Now i just wanna live

by Armyluver23   May 20, 2013


Dreams are what you make it as some say/dreams are what you see when reality dont live up to what you want/dreams are what you wanna put into your goals but my dreams never end without seeing the daily set of my real world..you see i use to want that small house,five rooms, two kids, a great husband and a family dog to come home from my nine to five kick my shoes off and start dinner for my family.
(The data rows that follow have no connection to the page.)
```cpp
void run_encode_speech(Model& m, const float* d_fbank, int n, int t_frames, const int32_t* h_lens, float* d_out,
                       int32_t* h_out_lens) {
    const sc_config& c = m.cfg;
    const int M = c.model_dim;
    SC_CHECK(n > 0 && t_frames > 0, "sc_encode_speech: empty batch");
    prof::set_tag("enc");
    SC_CHECK(t_frames % c.fbank_stride == 0, "sc_encode_speech: t_frames=%d must be a multiple of fbank_stride=%d (Collater pad_to_multiple)",
             t_frames, c.fbank_stride);
    const int S = t_frames / c.fbank_stride;
    const int rows = n * S;
    const int feat = c.num_fbank_channels * c.fbank_stride;
    std::vector<int32_t> lens(n), alens(n);
    for (int i = 0; i < n; ++i) {
        SC_CHECK(h_lens[i] >= 0 && h_lens[i] <= t_frames, "sc_encode_speech: frame_lens[%d]=%d out of range", i, h_lens[i]);
        lens[i] = h_lens[i] / c.fbank_stride;
        alens[i] = adaptor_len(c, lens[i]);
        if (h_out_lens) h_out_lens[i] = alens[i];
    }
    Buf<int> d_lens(m.pp(), n), d_alens(m.pp(), n);
    upload_i32(m, d_lens, lens.data(), n);
    upload_i32(m, d_alens, alens.data(), n);

    const int F = std::max(std::max(c.enc_ffn_dim, c.adaptor_proj_dim), std::max(3 * M, c.adaptor_ffn_dim));
    Buf<float> x(m.pp(), (size_t)rows * M), h(m.pp(), (size_t)rows * std::max(M, feat)), wide(m.pp(), (size_t)rows * F),
        att(m.pp(), (size_t)rows * M);

    launch_layernorm(d_fbank, feat, m.fe_ln.g, m.fe_ln.b, h, feat, rows, feat, ACT_NONE, nullptr, 1, m.stream);
    linear(m, h, feat, m.fe_proj, nullptr, 0, x, M, rows, ACT_NONE, 1.f);

    static const bool presplit = knob::value("SC_PRESPLIT", 1) != 0;
    const bool v1 = c.enc_variant == 1;
    const bool ps_ok = !v1 && presplit && M % 32 == 0 && c.enc_ffn_dim % 32 == 0 && (int64_t)rows * std::max(M, c.enc_ffn_dim) * 2 < (1ll << 31);
    Buf<float> rp_tab(m.pp(), v1 ? (size_t)(2 * S - 1) * M : 0), rp_proj(m.pp(), v1 ? (size_t)(2 * S - 1) * M : 0);
    if (v1) launch_relpos_table(S, M, rp_tab, m.stream);
    Buf<__half> hs(m.pp(), ps_ok ? (size_t)2 * rows * M : 0), ws(m.pp(), ps_ok ? (size_t)2 * rows * c.enc_ffn_dim : 0),
        as(m.pp(), ps_ok ? (size_t)2 * rows * M : 0);
    __half* hs_hi = hs.get();
    __half* hs_lo = ps_ok ? hs.get() + (size_t)rows * M : nullptr;
    __half* ws_hi = ws.get();
    __half* ws_lo = ps_ok ? ws.get() + (size_t)rows * c.enc_ffn_dim : nullptr;
    __half* as_hi = as.get();
    __half* as_lo = ps_ok ? as.get() + (size_t)rows * M : nullptr;
    auto ln_split = [&](const float* src, const LNorm& L, int act) {
        launch_layernorm_split(src, L.dim, L.g, L.b, hs_hi, hs_lo, L.dim, rows, L.dim, act, nullptr, 1, m.stream);
    };
    auto ps = [&](const __half* ah, const __half* al, const Linear& L, int act, float alpha, const float* res, float* C,
                  __half* Ch, __half* Cl) {
        GemmPsArgs a;
        a.Ah = ah;
        a.Al = al;
        a.lda = L.in;
        a.W = L.w;
        a.ldw = L.ldw;
        a.bias = L.b;
        a.res = res;
        a.ldr = L.out;
        a.C = C;
        a.ldc = L.out;
        a.Ch = Ch;
        a.Cl = Cl;
        a.ldcs = L.out;
        a.M = rows;
        a.N = L.out;
        a.K = L.in;
        a.act = act;
        a.alpha = alpha;
        static const bool single = knob::value("SC_SPLIT_MODE", 0) == 1;
        a.split = single ? 0 : 1;
        launch_gemm_presplit(a, m.stream);
    };

    static const bool fuse = knob::value("SC_ENC_FUSE", 1) != 0;
    const bool fuse_conv = fuse && glu_dwconv_ln_supported(M, c.depthwise_conv_kernel_size);
    const bool fuse_ln = fuse && M <= 1024;
    bool ffn1_planes_ready = false;
    for (int li = 0; li < c.enc_layers; ++li) {
        const ConformerLayer& l = m.enc[li];
        if (ps_ok) {
            if (!ffn1_planes_ready) ln_split(x, l.ffn1_ln, ACT_NONE);
            ps(hs_hi, hs_lo, l.ffn1_in, ACT_SILU, 1.f, nullptr, nullptr, ws_hi, ws_lo);
            ps(ws_hi, ws_lo, l.ffn1_out, ACT_NONE, 0.5f, x, x, nullptr, nullptr);
            ln_split(x, l.attn_ln, ACT_NONE);
            ps(hs_hi, hs_lo, l.qkv, ACT_NONE, 1.f, nullptr, wide, nullptr, nullptr);
            {
                AttnArgs a;
                a.q = wide;
                a.k = wide.get() + M;
                a.v = wide.get() + 2 * M;
                a.out_hi = as_hi;
                a.out_lo = as_lo;
                a.ldoh = M;
                a.ldq = a.ldk = a.ldv = 3 * M;
                a.ldo = M;
                a.nb = n;
                a.heads = c.num_heads;
                a.Sq = S;
                a.Skv = S;
                a.kv_lens = d_lens;
                a.rel_k = l.rel_k;
                a.rel_left = c.shaw_max_left;
                a.rel_right = c.shaw_max_right;
                launch_attention(a, m.stream);
            }
            ps(as_hi, as_lo, l.attn_out, ACT_NONE, 1.f, x, x, nullptr, nullptr);
            ln_split(x, l.conv_ln, ACT_NONE);
            ps(hs_hi, hs_lo, l.pw1, ACT_NONE, 1.f, nullptr, wide, nullptr, nullptr);
            if (fuse_conv) {
                launch_glu_dwconv_ln(wide, 2 * M, l.dw, l.conv_inner_ln.g, l.conv_inner_ln.b, ACT_SILU, hs_hi, hs_lo, M, n, S, M,
                                     c.depthwise_conv_kernel_size, d_lens, m.stream);
            } else {
                launch_glu_dwconv(wide, 2 * M, l.dw, att, M, n, S, M, c.depthwise_conv_kernel_size, d_lens, m.stream);
                ln_split(att, l.conv_inner_ln, ACT_SILU);
            }
            ps(hs_hi, hs_lo, l.pw2, ACT_NONE, 1.f, x, x, nullptr, nullptr);
            ln_split(x, l.ffn2_ln, ACT_NONE);
            ps(hs_hi, hs_lo, l.ffn2_in, ACT_SILU, 1.f, nullptr, nullptr, ws_hi, ws_lo);
            ps(ws_hi, ws_lo, l.ffn2_out, ACT_NONE, 0.5f, x, x, nullptr, nullptr);
            if (fuse_ln && li + 1 < c.enc_layers) {
                const LNorm& nx = m.enc[li + 1].ffn1_ln;
                launch_layernorm2_split(x, M, l.final_ln.g, l.final_ln.b, x, M, nx.g, nx.b, hs_hi, hs_lo, M, rows, M, m.stream);
                ffn1_planes_ready = true;
            } else {
                layernorm(m, x, l.final_ln, x, rows);
                ffn1_planes_ready = false;
            }
            continue;
        }
        layernorm(m, x, l.ffn1_ln, h, rows);
        linear(m, h, M, l.ffn1_in, nullptr, 0, wide, c.enc_ffn_dim, rows, ACT_SILU, 1.f);
        linear(m, wide, c.enc_ffn_dim, l.ffn1_out, x, M, x, M, rows, ACT_NONE, 0.5f);
        layernorm(m, x, l.attn_ln, h, rows);
        linear(m, h, M, l.qkv, nullptr, 0, wide, 3 * M, rows, ACT_NONE, 1.f);
        if (v1) {
            linear(m, rp_tab, M, l.r_proj, nullptr, 0, rp_proj, M, 2 * S - 1, ACT_NONE, 1.f);
            AttnArgs a;
            a.q = wide;
            a.k = wide.get() + M;
            a.v = wide.get() + 2 * M;
            a.out = att;
            a.ldq = a.ldk = a.ldv = 3 * M;
            a.ldo = M;
            a.nb = n;
            a.heads = c.num_heads;
            a.Sq = S;
            a.Skv = S;
            a.kv_lens = d_lens;
            a.rp_table = rp_proj;
            a.rp_ld = M;
            a.q_bias_u = l.u_bias;
            a.q_bias_v = l.v_bias;
            launch_attention(a, m.stream);
        } else {
            attention_self(m, wide, M, att, n, S, d_lens, l.rel_k);
        }
        linear(m, att, M, l.attn_out, x, M, x, M, rows, ACT_NONE, 1.f);
        layernorm(m, x, l.conv_ln, h, rows);
        linear(m, h, M, l.pw1, nullptr, 0, wide, 2 * M, rows, ACT_NONE, 1.f);
        if (v1) {
            launch_glu_dwconv(wide, 2 * M, l.dw, h, M, n, S, M, c.depthwise_conv_kernel_size, d_lens, m.stream,
                              c.depthwise_conv_kernel_size / 2, l.bn_scale, l.bn_shift);
        } else {
            launch_glu_dwconv(wide, 2 * M, l.dw, att, M, n, S, M, c.depthwise_conv_kernel_size, d_lens, m.stream);
            layernorm(m, att, l.conv_inner_ln, h, rows, ACT_SILU);
        }
        linear(m, h, M, l.pw2, x, M, x, M, rows, ACT_NONE, 1.f);
        layernorm(m, x, l.ffn2_ln, h, rows);
        linear(m, h, M, l.ffn2_in, nullptr, 0, wide, c.enc_ffn_dim, rows, ACT_SILU, 1.f);
        linear(m, wide, c.enc_ffn_dim, l.ffn2_out, x, M, x, M, rows, ACT_NONE, 0.5f);
        layernorm(m, x, l.final_ln, x, rows);
    }
    layernorm(m, x, m.enc_inner_ln, x, rows);
    linear(m, x, M, m.enc_proj1, nullptr, 0, wide, c.adaptor_proj_dim, rows, ACT_RELU, 1.f);
    linear(m, wide, c.adaptor_proj_dim, m.enc_proj2, x, M, x, M, rows, ACT_NONE, 0.5f);

    const AdaptorLayer& a = m.adaptor;
    const int Sa = encoder_out_len(m, t_frames);
    const int arows = n * Sa;
    const int k = c.adaptor_kernel_size, st = c.adaptor_stride, pad = k / 2;
    Buf<float> res(m.pp(), (size_t)arows * M), y(m.pp(), (size_t)arows * M), conv(m.pp(), (size_t)arows * 2 * M),
        aw(m.pp(), (size_t)arows * std::max(3 * M, c.adaptor_ffn_dim)), ah(m.pp(), (size_t)arows * M);
    layernorm(m, x, a.res_ln, h, rows);
    conv1d(m, h, a.res_conv, nullptr, conv, n, S, st, pad, 1, nullptr, IN_NONE, ACT_NONE);
    launch_glu(conv, 2 * M, res, M, arows, M, m.stream);
    layernorm(m, x, a.attn_ln, h, rows);
    conv1d(m, h, a.attn_conv, nullptr, conv, n, S, st, pad, 1, nullptr, IN_NONE, ACT_NONE);
    launch_glu(conv, 2 * M, y, M, arows, M, m.stream);
    linear(m, y, M, a.qkv, nullptr, 0, aw, 3 * M, arows, ACT_NONE, 1.f);
    attention_self(m, aw, M, ah, n, Sa, d_alens, nullptr);
    linear(m, ah, M, a.attn_out, res, M, y, M, arows, ACT_NONE, 1.f);
    layernorm(m, y, a.ffn_ln, ah, arows);
    linear(m, ah, M, a.ffn_in, nullptr, 0, aw, c.adaptor_ffn_dim, arows, ACT_RELU, 1.f);
    linear(m, aw, c.adaptor_ffn_dim, a.ffn_out, y, M, y, M, arows, ACT_NONE, 1.f);
    launch_layernorm(y, M, m.enc_final_ln.g, m.enc_final_ln.b, d_out, M, arows, M, ACT_NONE, nullptr, 1, m.stream);
    SC_HIP(hipStreamSynchronize(m.stream));
}
// ... 3 lines not shown
```

### seamless_communication_amd/csrc/model_load.hip

```cpp
#include <cmath>
#include <cstring>

#include <cstdlib>

#include "model.h"

namespace sc {

DevicePool::~DevicePool() { release_all(); }

static int debug_fill_byte() {
    static const int v = [] {
        (void)knob::is_set("SC_DEBUG_FILL");
        const char* e = getenv("SC_DEBUG_FILL");
        return e && *e ? (int)strtol(e, nullptr, 0) & 0xff : -1;
    }();
    return v;
}

void* DevicePool::debug_filled(void* p, size_t bytes) {
    const int v = debug_fill_byte();
    if (v >= 0 && p && stream_) {
        hipStreamCaptureStatus st = hipStreamCaptureStatusNone;
        if (hipStreamIsCapturing(stream_, &st) == hipSuccess && st == hipStreamCaptureStatusNone)
// ... 265 lines not shown
    for (int i = 0; i < 400; ++i) c[i] = (float)std::pow(0.5 - 0.5 * std::cos(a * (double)i), 0.85);
    auto mel_scale = [](float f) { return 1127.0f * logf(1.0f + f / 700.0f); };
    const float nyquist = 8000.0f, fft_bin_width = 16000.0f / 512.0f;
    const float mel_low = mel_scale(20.0f), mel_high = mel_scale(nyquist);
    const float delta = (mel_high - mel_low) / (80 + 1);
    float* melT = c.data() + 400;
    for (int b = 0; b < 80; ++b) {
        const float left = mel_low + b * delta, center = mel_low + (b + 1) * delta, right = mel_low + (b + 2) * delta;
        for (int i = 0; i < 256; ++i) {
            const float mel = mel_scale(fft_bin_width * i);
            if (mel > left && mel < right) {
                float w;
                if (mel <= center) w = (mel - left) / (center - left);
                else w = (right - mel) / (right - center);
                melT[i * 80 + b] = w;
            }
        }
    }
    float* tw = c.data() + 400 + 256 * 80;
    for (int k = 0; k < 256; ++k) {
        tw[k] = (float)std::cos(-2.0 * M_PI * k / 512.0);
        tw[256 + k] = (float)std::sin(-2.0 * M_PI * k / 512.0);
    }
    void* d = nullptr;
    SC_HIP(hipMalloc(&d, c.size() * 4));
    m.owned.push_back(d);
    SC_HIP(hipMemcpy(d, c.data(), c.size() * 4, hipMemcpyHostToDevice));
    m.fbank_consts = static_cast<float*>(d);
}

}

void load_model(Model& m, const sc_tensor_desc* t, size_t n) {
    const sc_config& c = m.cfg;
    SC_CHECK(c.model_dim == c.num_heads * 64, "sc_load: head_dim must be 64 (model_dim=%d, heads=%d)", c.model_dim,
             c.num_heads);
    SC_CHECK(c.model_dim % 32 == 0, "sc_load: model_dim must be a multiple of 32");
    std::unordered_map<const void*, void*> seen;
    for (size_t i = 0; i < n; ++i) {
        const sc_tensor_desc& d = t[i];
        SC_CHECK(d.name && d.data && d.ndim >= 0 && d.ndim <= 4, "sc_load: bad tensor descriptor #%zu", i);
        SC_CHECK(d.dtype == SC_F16 || d.dtype == SC_F32, "sc_load: tensor '%s' has unsupported dtype %d", d.name, d.dtype);
        Model::Raw r;
        r.dtype = d.dtype;
        r.numel = 1;
        for (int k = 0; k < d.ndim; ++k) {
            r.shape.push_back(d.shape[k]);
            r.numel *= d.shape[k];
        }
        const size_t bytes = (size_t)r.numel * (d.dtype == SC_F16 ? 2 : 4);
        auto it = seen.find(d.data);
        if (it != seen.end()) {
            r.p = it->second;
        } else {
            void* p = nullptr;
            SC_HIP(hipMalloc(&p, std::max<size_t>(bytes, 256)));
            m.owned.push_back(p);
            SC_HIP(hipMemcpy(p, d.data, bytes, d.on_device ? hipMemcpyDeviceToDevice : hipMemcpyHostToDevice));
            r.p = p;
            seen[d.data] = p;
        }
        m.raw[d.name] = std::move(r);
    }
    Loader L(m);
    const int M = c.model_dim;
    build_fbank_consts(m);

    const int feat = c.num_fbank_channels * c.fbank_stride;
    m.fe_ln = L.ln("speech_encoder_frontend.post_extract_layer_norm", feat);
    m.fe_proj = L.lin("speech_encoder_frontend.model_dim_proj", M, feat);
    const int npos = c.shaw_max_left + 1 + c.shaw_max_right;
    m.enc.resize(c.enc_layers);
    for (int i = 0; i < c.enc_layers; ++i) {
        const std::string p = "speech_encoder.inner.layers." + std::to_string(i);
        ConformerLayer& l = m.enc[i];
        l.ffn1_ln = L.ln(p + ".ffn1_layer_norm", M);
        l.ffn1_in = L.lin(p + ".ffn1.inner_proj", c.enc_ffn_dim, M);
        l.ffn1_out = L.lin(p + ".ffn1.output_proj", M, c.enc_ffn_dim);
        l.attn_ln = L.ln(p + ".self_attn_layer_norm", M);
        l.qkv = L.fuse({p + ".self_attn.q_proj", p + ".self_attn.k_proj", p + ".self_attn.v_proj"}, M, M);
        l.attn_out = L.lin(p + ".self_attn.output_proj", M, M);
        l.conv_ln = L.ln(p + ".conv_layer_norm", M);
        l.pw1 = L.lin_pw(p + ".conv.pointwise_conv1", 2 * M, M);
        l.dw = L.f32(p + ".conv.depthwise_conv.weight", {M, 1, c.depthwise_conv_kernel_size});
        if (c.enc_variant == 1) {
            l.r_proj = L.lin(p + ".self_attn.sdpa.r_proj", M, M, false);
            l.u_bias = L.f32(p + ".self_attn.sdpa.u_bias", {c.num_heads, 64});
            l.v_bias = L.f32(p + ".self_attn.sdpa.v_bias", {c.num_heads, 64});
            const float* g = L.f32(p + ".conv.batch_norm.weight", {M});
            const float* b = L.f32(p + ".conv.batch_norm.bias", {M});
            const float* mu = L.f32(p + ".conv.batch_norm.running_mean", {M});
            const float* var = L.f32(p + ".conv.batch_norm.running_var", {M});
            float* fold = static_cast<float*>(L.dalloc((size_t)2 * M * 4));
            launch_bn_fold(g, b, mu, var, 1e-5f, M, fold, fold + M, m.stream);
            l.bn_scale = fold;
            l.bn_shift = fold + M;
        } else {
            l.rel_k = L.f32(p + ".self_attn.sdpa.rel_k_embed.weight", {npos, 64});
            l.conv_inner_ln = L.ln(p + ".conv.layer_norm", M);
        }
        l.pw2 = L.lin_pw(p + ".conv.pointwise_conv2", M, M);
        l.ffn2_ln = L.ln(p + ".ffn2_layer_norm", M);
        l.ffn2_in = L.lin(p + ".ffn2.inner_proj", c.enc_ffn_dim, M);
        l.ffn2_out = L.lin(p + ".ffn2.output_proj", M, c.enc_ffn_dim);
        l.final_ln = L.ln(p + ".layer_norm", M);
    }
    m.enc_inner_ln = L.ln("speech_encoder.inner_layer_norm", M);
    m.enc_proj1 = L.lin("speech_encoder.proj1", c.adaptor_proj_dim, M);
    m.enc_proj2 = L.lin("speech_encoder.proj2", M, c.adaptor_proj_dim);
    {
        const std::string p = "speech_encoder.adaptor_layers.0";
        AdaptorLayer& a = m.adaptor;
        a.res_ln = L.ln(p + ".residual_layer_norm", M);
        a.res_conv = L.conv(p + ".residual_conv", 2 * M, M, c.adaptor_kernel_size);
        a.attn_ln = L.ln(p + ".self_attn_layer_norm", M);
        a.attn_conv = L.conv(p + ".self_attn_conv", 2 * M, M, c.adaptor_kernel_size);
        a.qkv = L.fuse({p + ".self_attn.q_proj", p + ".self_attn.k_proj", p + ".self_attn.v_proj"}, M, M);
        a.attn_out = L.lin(p + ".self_attn.output_proj", M, M);
        a.ffn_ln = L.ln(p + ".ffn_layer_norm", M);
        a.ffn_in = L.lin(p + ".ffn.inner_proj", c.adaptor_ffn_dim, M);
        a.ffn_out = L.lin(p + ".ffn.output_proj", M, c.adaptor_ffn_dim);
    }
    m.enc_final_ln = L.ln("speech_encoder.layer_norm", M);

    m.text_embed = L.f16("text_decoder_frontend.embed.weight", {c.text_vocab_size, M});
    m.text_pos = L.f32("text_decoder_frontend.pos_encoder.freqs", {c.text_max_seq_len, M});
    m.dec.resize(c.dec_layers);
    for (int i = 0; i < c.dec_layers; ++i) {
        const std::string p = "text_decoder.layers." + std::to_string(i);
        DecoderLayer& l = m.dec[i];
        l.self_ln = L.ln(p + ".self_attn_layer_norm", M);
        l.qkv = L.fuse({p + ".self_attn.q_proj", p + ".self_attn.k_proj", p + ".self_attn.v_proj"}, M, M);
        l.self_out = L.lin(p + ".self_attn.output_proj", M, M);
        l.cross_ln = L.ln(p + ".encoder_decoder_attn_layer_norm", M);
        l.cross_q = L.lin(p + ".encoder_decoder_attn.q_proj", M, M);
        l.cross_kv = L.fuse({p + ".encoder_decoder_attn.k_proj", p + ".encoder_decoder_attn.v_proj"}, M, M);
        l.cross_out = L.lin(p + ".encoder_decoder_attn.output_proj", M, M);
        l.ffn_ln = L.ln(p + ".ffn_layer_norm", M);
        l.ffn_in = L.lin(p + ".ffn.inner_proj", c.dec_ffn_dim, M);
        l.ffn_out = L.lin(p + ".ffn.output_proj", M, c.dec_ffn_dim);
        L.pack_decoder_layer(l);
    }
    m.text_embed_p = L.packed(m.text_embed, M, c.text_vocab_size, M);
    m.dec_final_ln = L.ln("text_decoder.layer_norm", M);

    SC_CHECK(c.mma_layers >= 0 && c.mma_energy_layers >= 0, "sc_load: mma_layers=%d mma_energy_layers=%d", c.mma_layers,
             c.mma_energy_layers);
    if (c.mma_layers > 0) {
        SC_CHECK(c.mma_energy_layers >= 1 && c.mma_pre_decision_ratio >= 1 && c.mma_temperature > 0.f,
                 "sc_load: monotonic decoder needs energy layers / pre_decision_ratio / temperature");
        const std::string root = "monotonic_decoder.";
        m.mma_embed = L.f16(root + "text_decoder_frontend.embed.weight", {c.text_vocab_size, M});
        m.mma_dec.resize(c.mma_layers);
        m.mma_pc.resize(c.mma_layers);
        for (int i = 0; i < c.mma_layers; ++i) {
            const std::string p = root + "text_decoder.layers." + std::to_string(i);
            DecoderLayer& l = m.mma_dec[i];
            l.self_ln = L.ln(p + ".self_attn_layer_norm", M);
            l.qkv = L.fuse({p + ".self_attn.q_proj", p + ".self_attn.k_proj", p + ".self_attn.v_proj"}, M, M);
            l.self_out = L.lin(p + ".self_attn.output_proj", M, M);
            l.cross_ln = L.ln(p + ".encoder_decoder_attn_layer_norm", M);
            l.cross_q = L.lin(p + ".encoder_decoder_attn.q_proj", M, M);
            l.cross_kv = L.fuse({p + ".encoder_decoder_attn.k_proj", p + ".encoder_decoder_attn.v_proj"}, M, M);
            l.cross_out = L.lin(p + ".encoder_decoder_attn.output_proj", M, M);
            l.ffn_ln = L.ln(p + ".ffn_layer_norm", M);
            l.ffn_in = L.lin(p + ".ffn.inner_proj", c.mma_ffn_dim, M);
// ... 341 lines not shown
```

To have game night every thursday and sex with my husband three times a day like the bible say.I use to want that perfect world..but now i just wanna live; i just wanna get by and thats sad...i just wanna workd so hard and grind just to hold on to my hard earn money and never spend it on anything i dont need like red bottoms just to walk to the front of the club or a 3.5 million dollar car i cant afford..now i just wanna live...in a condo by myself;no kids,no husband,one car,a fish tank,and a pit bull...a gun in my night stand and a bible in my bottom draw..people ask me where do i see myself in five years...i would surpise myself if i knew that answer to not love anything you do but enjoy the fact that money can be made to not dream but have nightmares cause this world aint even close to what your young dreams wanted cant even say i want that white fench around my big white house and a garden every spring just to see the flowers grow i cant even say i want that degree in my china closet too show how much i put in cause school and me is def a dead end..i cant even say i want that young dream perfect world anymore cause all my dreams turn into dreams and nightmares and when im up and the sunrise for another day i cant determine where to start all i know is get this money and live comfortable and thats sad when you cant even tell your dreams and nightmares apart so when you ask me about a perfect world, perfect dont exist; the onoly existent is the path im not on and i dont even know where to start.